Bail can be granted in both instances, it is simply the presumption does not apply.
1. they are guilty
2. sentence will be more than 6 months - low risk
They are finite and defined by law
Objections to bail?
- Prosecution can make as many or as few as it wishes and only needs to succeed in showing one.
- If court considers ground would be made out if D was released, but considers conditions put on release would aleviate concerns about grounds are no longer ‘substantial’, D should be granted conditional bail.
Indictable offences
Indictable:
1. all thefts
2. most violence offences
3. all main sexual offences
4. almost all drug offences
There are 3 primary grounds for objecting to bail for the large amount of offences that classify as indictable.
Test set out in Bail Act 1976, schedule 1, para 2:
What are the ‘big 3’?
If D was released on bail, substantial grounds for believeing
- fail to attend a subsequent hearing (failure to surrender to custody);
- commit further offences on bail; and/or
3.** interfere with witnesses**, or otherwise obstruct course of justice. e.g. witness intimidation or destruction of evidence.
What is the threshould for ‘substantial grounds’ for believing?
with regards to objections for bail by prosecution
- Not a particularly high test.
- It is not for court to conclude that D would behave in way specified in that ground, or even D’s behaviour would be more likely that not to include that ground.
- It is only necessary to show that the fears of behaviour happeneing have substance and merit.
- No formal rules on giving evidence as enquiry is a factual one.
- Pros + defence will give evidence.

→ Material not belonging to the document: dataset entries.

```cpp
static int hq_brick_upload(hq_brick_plan* P, const hq_brick_host& B, int64_t* bytes)
{
    P->nb = B.nb;
    P->nunits = (int32_t)B.units.size();
    P->nsame = B.nsame;
    P->nrag = B.nrag;
    P->nhet = B.nhet;
    P->npacked = B.npacked;
    P->nrhet = B.nrhet;
    P->nrpacked = B.nrpacked;
    if (P->nunits == 0) return 0;
    if (P->nhet + P->nrhet > 0) {
        if (P->nhet > P->npacked || P->nrhet > P->nrpacked) {
            if (hipMalloc((void**)&P->d_coef, 8 * B.coef.size()) != hipSuccess) { g_patch_err = "hipMalloc failed"; return -2; }
            *bytes += (int64_t)(8 * B.coef.size());
            if (hipMemcpy(P->d_coef, B.coef.data(), 8 * B.coef.size(), hipMemcpyHostToDevice) != hipSuccess) { g_patch_err = "brick coefficient upload failed"; return -3; }
        }
        if (P->npacked + P->nrpacked > 0) {
            if (hipMalloc((void**)&P->d_coef32, 4 * B.coef32.size()) != hipSuccess || hipMalloc((void**)&P->d_nt2, 8 * B.nt2.size()) != hipSuccess) { g_patch_err = "hipMalloc failed"; return -2; }
            *bytes += (int64_t)(4 * B.coef32.size() + 8 * B.nt2.size());
            if (hipMemcpy(P->d_coef32, B.coef32.data(), 4 * B.coef32.size(), hipMemcpyHostToDevice) != hipSuccess ||
                hipMemcpy(P->d_nt2, B.nt2.data(), 8 * B.nt2.size(), hipMemcpyHostToDevice) != hipSuccess) { g_patch_err = "brick coefficient upload failed"; return -3; }
        }
        static bool attr_set = false;
        if (!attr_set) {
            if (hipFuncSetAttribute((const void*)hq_k_brick_het<false>, hipFuncAttributeMaxDynamicSharedMemorySize, HQ_BH_LDS) != hipSuccess ||
                hipFuncSetAttribute((const void*)hq_k_brick_het<true>, hipFuncAttributeMaxDynamicSharedMemorySize, HQ_BH_LDS) != hipSuccess ||
                hipFuncSetAttribute((const void*)hq_k_brick_het<false, true>, hipFuncAttributeMaxDynamicSharedMemorySize, HQ_BH_LDS) != hipSuccess ||
                hipFuncSetAttribute((const void*)hq_k_brick_het<true, true>, hipFuncAttributeMaxDynamicSharedMemorySize, HQ_BH_LDS) != hipSuccess) { g_patch_err = "hq_k_brick_het: LDS attribute"; return -3; }
            attr_set = true;
        }
    }
    if (hipMalloc((void**)&P->d_units, sizeof(hq_brick_unit) * B.units.size()) != hipSuccess ||
        hipMalloc((void**)&P->d_tab, 4 * B.tab.size()) != hipSuccess) { g_patch_err = "hipMalloc failed"; return -2; }
    *bytes += (int64_t)(sizeof(hq_brick_unit) * B.units.size() + 4 * B.tab.size());
    if (hipMemcpy(P->d_units, B.units.data(), sizeof(hq_brick_unit) * B.units.size(), hipMemcpyHostToDevice) != hipSuccess ||
        hipMemcpy(P->d_tab, B.tab.data(), 4 * B.tab.size(), hipMemcpyHostToDevice) != hipSuccess) { g_patch_err = "brick table upload failed"; return -3; }
    std::vector<std::pair<int64_t, int32_t>> by_base;
    for (int32_t u = 0; u < P->nunits; u++) by_base.push_back({ B.units[(size_t)u].base, u });
    std::sort(by_base.begin(), by_base.end());
    for (auto& pr : by_base) {
        const hq_brick_unit& U = B.units[(size_t)pr.second];
        const int64_t nxy = (int64_t)U.nx * U.ny;
        const int top = (U.flags & HQ_BK_TOPFACE) != 0, bot = (U.flags & HQ_BK_BOTFACE) != 0;
        int64_t size = nxy * (U.np + top + bot);
        if (U.flags & HQ_BK_RAGGED) {
            const int32_t* pl = B.tab.data() + U.tab + (int64_t)(U.np + 2) * (2 * (U.nx + 2) + 2 * U.ny);
            size = 0;
            for (int64_t i = nxy; i < nxy * (U.np + 1); i++) size += pl[i] >= 0;
        }
        P->h_base.push_back(pr.first - top * nxy); P->h_slot.push_back(pr.second); P->h_size.push_back(size);
        P->h_first.push_back(pr.first);
    }
    return 0;
}

static int hq_brick_set_source(hq_brick_plan* P, int32_t nloaded, const int32_t* loaded, int64_t* bytes)
{
    if (P->d_src_ptr) { hipFree(P->d_src_ptr); P->d_src_ptr = nullptr; }
    if (P->d_src_ent) { hipFree(P->d_src_ent); P->d_src_ent = nullptr; }
    if (nloaded <= 0 || P->nunits == 0) return 0;
    std::vector<std::array<int32_t, 3>> rec;
    for (int32_t i = 0; i < nloaded; i++) {
        if (loaded[i] >= P->nb) continue;
        const size_t k = (size_t)(std::upper_bound(P->h_base.begin(), P->h_base.end(), (int64_t)loaded[i]) - P->h_base.begin()) - 1;
        rec.push_back({ P->h_slot[k], (int32_t)(loaded[i] - P->h_first[k]), i });
    }
    if (rec.empty()) return 0;
    std::sort(rec.begin(), rec.end());
    std::vector<int32_t> ptr((size_t)P->nunits + 1, 0), ent(rec.size() * 2);
    for (auto& r : rec) ptr[(size_t)r[0] + 1]++;
    for (int32_t u = 0; u < P->nunits; u++) ptr[(size_t)u + 1] += ptr[(size_t)u];
    for (size_t k = 0; k < rec.size(); k++) { ent[2 * k] = rec[k][1]; ent[2 * k + 1] = rec[k][2]; }
    if (hipMalloc((void**)&P->d_src_ptr, 4 * ptr.size()) != hipSuccess) { P->d_src_ptr = nullptr; return -2; }
    if (hipMalloc((void**)&P->d_src_ent, 4 * ent.size()) != hipSuccess) {
        hipFree(P->d_src_ptr); P->d_src_ptr = nullptr; P->d_src_ent = nullptr;
        return -2;
    }
    if (hipMemcpy(P->d_src_ptr, ptr.data(), 4 * ptr.size(), hipMemcpyHostToDevice) != hipSuccess ||
        hipMemcpy(P->d_src_ent, ent.data(), 4 * ent.size(), hipMemcpyHostToDevice) != hipSuccess) {
        hipFree(P->d_src_ptr); hipFree(P->d_src_ent); P->d_src_ptr = nullptr; P->d_src_ent = nullptr;
        return -3;
    }
    *bytes += (int64_t)(4 * ptr.size() + 4 * ent.size());
    return 0;
}

static void hq_brick_launch(const hq_brick_plan* P, const hq_real* u1, const hq_real* u2, hq_real* un, const double* nt3,
                            const double* F, double dt2, hipStream_t stream, bool light = false)
{
    const int32_t cnt[7] = { P->nsame - P->nrag, P->nunits - P->nsame - P->nhet - P->nrhet, P->nhet - P->npacked, P->npacked, P->nrag,
                             P->nrhet - P->nrpacked, P->nrpacked };
    int32_t first = 0;
    for (int k4 = 0; k4 < 7; k4++) {
        const int k = k4 == 0 ? 0 : (k4 == 1 ? 4 : (k4 < 5 ? k4 - 1 : k4));
        const int32_t count = cnt[k];
        if (count <= 0) continue;
        const int per_xcd = (count + 7) / 8;
        const int32_t* sp = P->d_src_ptr ? P->d_src_ptr + first : nullptr;
#define HQ_BK_ARGS count, per_xcd, P->d_units + first, P->d_tab, u1, u2, un, nt3, sp, P->d_src_ent, (sp ? F : nullptr), dt2, hq_stencil().c
#ifdef HQ_EXPERIMENT
        const unsigned xpad = getenv("HQ_X_BRICK_LDS_PAD") ? (unsigned)atoi(getenv("HQ_X_BRICK_LDS_PAD")) : 0u;
        if (xpad && k == 0) {
            static bool once = false;
            if (!once) {
                once = true;
                hipFuncSetAttribute((const void*)hq_k_brick<false, true>, hipFuncAttributeMaxDynamicSharedMemorySize, (int)xpad);
                hipFuncSetAttribute((const void*)hq_k_brick<false, false>, hipFuncAttributeMaxDynamicSharedMemorySize, (int)xpad);
            }
            if (light) hq_k_brick<false, true><<<per_xcd * 8, HQ_BK_THREADS, xpad, stream>>>(HQ_BK_ARGS);
            else hq_k_brick<false, false><<<per_xcd * 8, HQ_BK_THREADS, xpad, stream>>>(HQ_BK_ARGS);
        } else
#endif
        if (k == 0 && light) hq_k_brick<false, true><<<per_xcd * 8, HQ_BK_THREADS, 0, stream>>>(HQ_BK_ARGS);
        else if (k == 0) hq_k_brick<false, false><<<per_xcd * 8, HQ_BK_THREADS, 0, stream>>>(HQ_BK_ARGS);
        else if (k == 1 && light) hq_k_brick<true, true><<<per_xcd * 8, HQ_BK_THREADS, 0, stream>>>(HQ_BK_ARGS);
        else if (k == 1) hq_k_brick<true, false><<<per_xcd * 8, HQ_BK_THREADS, 0, stream>>>(HQ_BK_ARGS);
        else if (k == 4 && light) hq_k_brick<false, true, true><<<per_xcd * 8, HQ_BK_THREADS, 0, stream>>>(HQ_BK_ARGS);
        else if (k == 4) hq_k_brick<false, false, true><<<per_xcd * 8, HQ_BK_THREADS, 0, stream>>>(HQ_BK_ARGS);
        else if (k == 2) hq_k_brick_het<false><<<per_xcd * 8, HQ_BH_THREADS, HQ_BH_LDS, stream>>>(count, per_xcd, P->d_units + first, P->d_tab, P->d_coef, u1, u2, un, nt3, sp,
                                                                                               P->d_src_ent, (sp ? F : nullptr), dt2, P->mat);
        else if (k == 3) hq_k_brick_het<true><<<per_xcd * 8, HQ_BH_THREADS, HQ_BH_LDS, stream>>>(count, per_xcd, P->d_units + first, P->d_tab, P->d_coef32, u1, u2, un, P->d_nt2, sp,
                                                                                   P->d_src_ent, (sp ? F : nullptr), dt2, P->mat);
        else if (k == 5) hq_k_brick_het<false, true><<<per_xcd * 8, HQ_BH_THREADS, HQ_BH_LDS, stream>>>(count, per_xcd, P->d_units + first, P->d_tab, P->d_coef, u1, u2, un, nt3, sp,
                                                                                                     P->d_src_ent, (sp ? F : nullptr), dt2, P->mat);
        else hq_k_brick_het<true, true><<<per_xcd * 8, HQ_BH_THREADS, HQ_BH_LDS, stream>>>(count, per_xcd, P->d_units + first, P->d_tab, P->d_coef32, u1, u2, un, P->d_nt2, sp,
                                                                                          P->d_src_ent, (sp ? F : nullptr), dt2, P->mat);
#undef HQ_BK_ARGS
        first += count;
    }
}

#endif
```

### hercules_amd/csrc/hq_engine.hip

```cpp
#include <hip/hip_runtime.h>
#include <dlfcn.h>
#include <stdint.h>
#include <stdio.h>
#include <stdlib.h>
#include <string.h>
#include <unistd.h>

#include <algorithm>
#include <chrono>
#include <vector>

#define HQ_SOLVER_IMPLEMENTATION 1
#include "../../include/hq_solver.h"
#include "hq_kernels.h"
#include "hq_opts.h"
#include "hq_patch.h"
#include "hq_brick.h"


static thread_local char g_err[512] = "";

static int hq_fail(int code, const char* fmt, const char* a = "", const char* b = "")
{
    snprintf(g_err, sizeof g_err, fmt, a, b);
    return code;
}

#define HQ_HIP(call)                                                                  \
    do {                                                                              \
        hipError_t e_ = (call);                                                       \
        if (e_ != hipSuccess)                                                         \
            return hq_fail(HQ_ERR_DEVICE, "%s: %s", #call, hipGetErrorString(e_));    \
    } while (0)

extern "C" const char* hq_last_error(void) { return g_err; }


#include <rccl/rccl.h>
typedef ncclUniqueId hq_nccl_id;
typedef ncclComm_t hq_nccl_comm;
struct hq_rccl {
    void* handle;
    decltype(&ncclGetUniqueId) GetUniqueId;
    decltype(&ncclCommInitRank) CommInitRank;
    decltype(&ncclCommDestroy) CommDestroy;
    decltype(&ncclSend) Send;
    decltype(&ncclRecv) Recv;
    decltype(&ncclGroupStart) GroupStart;
    decltype(&ncclGroupEnd) GroupEnd;
    decltype(&ncclGetErrorString) GetErrorString;
};
static hq_rccl g_rccl = {};
static const ncclDataType_t HQ_NCCL_INT64 = ncclInt64, HQ_NCCL_DOUBLE = ncclFloat64;
static_assert(sizeof(hq_nccl_id) == 128, "hq_comm_unique_id hands out 128 bytes (include/hq_solver.h)");
static_assert(sizeof(double) == 8 && sizeof(int64_t) == 8, "halo records are ncclFloat64, check words ncclInt64");

static int hq_rccl_load(void)
{
    if (g_rccl.handle) return HQ_OK;
    void* h = dlopen("librccl.so.1", RTLD_NOW | RTLD_GLOBAL);
    if (!h) h = dlopen("librccl.so", RTLD_NOW | RTLD_GLOBAL);
    if (!h) return hq_fail(HQ_ERR_COMM, "cannot load librccl: %s", dlerror());
#define HQ_SYM(field, name)                                                     \
    *(void**)(&g_rccl.field) = dlsym(h, name);                                  \
    if (!g_rccl.field) return hq_fail(HQ_ERR_COMM, "librccl lacks %s", name);
    HQ_SYM(GetUniqueId, "ncclGetUniqueId")
    HQ_SYM(CommInitRank, "ncclCommInitRank")
    HQ_SYM(CommDestroy, "ncclCommDestroy")
    HQ_SYM(Send, "ncclSend")
    HQ_SYM(Recv, "ncclRecv")
    HQ_SYM(GroupStart, "ncclGroupStart")
    HQ_SYM(GroupEnd, "ncclGroupEnd")
    HQ_SYM(GetErrorString, "ncclGetErrorString")
#undef HQ_SYM
    g_rccl.handle = h;
    return HQ_OK;
}

#define HQ_NCCL(call)                                                                     \
    do {                                                                                  \
        ncclResult_t r_ = (call);                                                         \
        if (r_ != ncclSuccess) return hq_fail(HQ_ERR_COMM, "%s: %s", #call, g_rccl.GetErrorString(r_)); \
    } while (0)


struct hq_dev_messenger {
    int32_t procid, nodecount;
    int32_t offset;
};

struct hq_dev_schedule {
    std::vector<hq_dev_messenger> c, s;
    int32_t* d_cmap = nullptr;
    int32_t* d_smap = nullptr;
    int32_t* d_cmap_f = nullptr;
    int32_t* d_smap_f = nullptr;
    double*  d_c_out = nullptr;
    double*  d_c_in = nullptr;
    double*  d_s_out = nullptr;
    double*  d_s_in = nullptr;
    int32_t  ctotal = 0, stotal = 0;
    int64_t* d_c_out_id = nullptr;
    int64_t* d_c_in_id = nullptr;
    int64_t* d_s_out_id = nullptr;
    int64_t* d_s_in_id = nullptr;
    double** d_c_dst = nullptr;
    double** d_s_dst = nullptr;
    double*  h_c_out = nullptr;
    double*  h_c_in = nullptr;
    double*  h_s_out = nullptr;
    double*  h_s_in = nullptr;
    int64_t* h_c_out_id = nullptr;
    int64_t* h_c_in_id = nullptr;
    int64_t* h_s_out_id = nullptr;
    int64_t* h_s_in_id = nullptr;
};

struct hq_ctx {
    hq_options opts;
    int device = 0;
    hipStream_t stream = nullptr;
    int32_t E = 0, N = 0, ldnnum = 0;
    int32_t variant = HQ_VARIANT_SCATTER;
    int32_t step = 0;
    int32_t rank = 0, nranks = 1;
    double dt = 0, dt2 = 0;
    int64_t bytes = 0;
    int64_t h2d_bytes = 0, d2h_bytes = 0;
    int32_t* d_gather_ids = nullptr;
    hq_real* d_gather_out = nullptr;
    int32_t gather_cap = 0;

    int32_t Epad = 0;
    int32_t* d_lnid = nullptr;
    double* d_c1 = nullptr;
    double* d_c2 = nullptr;
    double* d_beta = nullptr;
    double* d_nt = nullptr;
    double* d_nt_rows = nullptr;
    hq_real* d_u[3] = { nullptr, nullptr, nullptr };
    int now = 0, prev = 1, spare = 2;
    double* d_force = nullptr;
    int32_t nloaded = 0, src_step0 = 0, src_nsteps = 0;
    int32_t* d_loaded = nullptr;
    double* d_F = nullptr;
    std::vector<int32_t> h_loaded;
    size_t F_capacity = 0;
    int32_t* d_dn_id = nullptr;
    int32_t* d_dn_ptr = nullptr;
    int32_t* d_dn_anchor = nullptr;
    hq_dev_schedule an, dn;
    hq_nccl_comm comm = nullptr;
    hq_host_exchange_fn host_xchg = nullptr;
    void* host_user = nullptr;
    std::vector<hq_ctx*>* group = nullptr;
    bool group_owner = false;
    bool share_packed = false;
    struct hq_ipc_state* ipc = nullptr;
    hipEvent_t ev_sent = nullptr;
    hipStream_t cstream = nullptr;
    hipEvent_t ev_bnd = nullptr, ev_shared = nullptr, ev_an_shared = nullptr, ev_assigned = nullptr;
    hipStream_t bstream = nullptr;
// ... 1123 lines not shown
    const size_t bytes = sizeof(hq_real) * 3 * (size_t)c->N;
    c->d2h_bytes += (int64_t)bytes;
    if (c->perm.empty()) {
        HQ_HIP(hipMemcpy(host, dev, bytes, hipMemcpyDeviceToHost));
        return HQ_OK;
    }
    std::vector<hq_real> tmp;
    try { tmp.resize(3 * (size_t)c->N); } catch (...) { return hq_fail(HQ_ERR_NOMEM, "out of host memory%s", ""); }
    HQ_HIP(hipMemcpy(tmp.data(), dev, bytes, hipMemcpyDeviceToHost));
    const int32_t* pm = c->perm.data();
#pragma omp parallel for schedule(static) if (c->N > 262144)
    for (int64_t n = 0; n < (int64_t)c->N; n++) {
        const int64_t q = pm[n];
        host[3 * n] = tmp[(size_t)(3 * q)]; host[3 * n + 1] = tmp[(size_t)(3 * q + 1)]; host[3 * n + 2] = tmp[(size_t)(3 * q + 2)];
    }
    return HQ_OK;
}

static int hq_create_impl(const hq_desc* d, int device, const hq_options& opts, hq_ctx** out);

static const double* hq_ntable64(const hq_desc* d, std::vector<double>& store)
{
    if (sizeof(hq_real) == sizeof(double)) return reinterpret_cast<const double*>(d->nTable);
    const size_t n = 7 * (size_t)d->nharbored;
    store.resize(n);
#pragma omp parallel for schedule(static)
    for (int64_t i = 0; i < (int64_t)n; i++) store[(size_t)i] = (double)d->nTable[i];
    return store.data();
}

extern "C" void hq_options_init(hq_options* o, uint64_t size)
{
    if (!o || size < sizeof(uint64_t)) return;
    hq_options full;
    hq_options_defaults(&full);
    memcpy(o, &full, (size_t)std::min<uint64_t>(size, sizeof(full)));
    o->size = std::min<uint64_t>(size, sizeof(full));
}

extern "C" int hq_create_opts(const hq_desc* d, int device, const hq_options* opts, hq_ctx** out)
{
    if (opts && opts->size < sizeof(uint64_t)) return hq_fail(HQ_ERR_ARG, "hq_options.size is not set (hq_options_init)%s", "");
    hq_options full;
    hq_options_resolve(&full, opts);
    return hq_create_impl(d, device, full, out);
}

extern "C" int hq_create(const hq_desc* d, int device, hq_ctx** out) { return hq_create_opts(d, device, nullptr, out); }

extern "C" int hq_get_options(hq_ctx* c, hq_options* out, uint64_t size)
{
    if (!c || !out || size < sizeof(uint64_t)) return hq_fail(HQ_ERR_ARG, "null argument%s", "");
    memcpy(out, &c->opts, (size_t)std::min<uint64_t>(size, sizeof(c->opts)));
    out->size = std::min<uint64_t>(size, sizeof(c->opts));
    return HQ_OK;
}
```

Witnesses can be called, hearsay evidence is permitted.
- Magistrates have inquisitorial role and may ask Qs.
What is the final filter on considering bail under one of the big 3 objections?
No real prospects
- Bail should not be removed if D has no real prospects of recieving a custodial sentence.
- If there is no real prospect of sentence for offence being custodial, then the ground of objection cannot succeed.
- The big 3 grounds are available for any indictable offenece (carrying imprisonment).
What are the objections to bail for summary offences?
General rule:
They are only available if a D, having being given bail, has breached a condition of that bail in these proceedings or has a conviction for ‘fail to surrender’ in their past.
- Logic is that for offences of lesser seriousness, it is broadly assumed that D would not any of big 3.
- The grounds therefore are only activated by a trigger event - namely the D arrested for breach of bail.
e.g. D breaches a condition of bail (didn’t sign on at police station regularly) - at this point in proceedings, objection to bail can be raised on the big 3 grounds.
After the 3 main grounds, the next most common grounds are:
Need not be granted bail
- a remand in custody would be for D’s own protection;
- the court has insufficient info to deal with the issue of bail, and so remands in custody for a (short) period for the production of sufficient evidence; and/or
- the defendant is already serving a sentence in custody.
For these 3 grounds, the test is simply that D ‘need not’ be granted bail if one of these coniditons exist.
In addition to big 3 and the 3 ‘need not’ be granted bail objections:
Specialist grounds
- serious cases with high penalties;
- cases of a particular nature that effect the assessment of the risk posed by a D on bail;
(Ds who might commit offences + cause physical or mental injury to an ‘associated person’). - cases where D infringes bail;
- the remaining cases - dealt with in relation to their classification.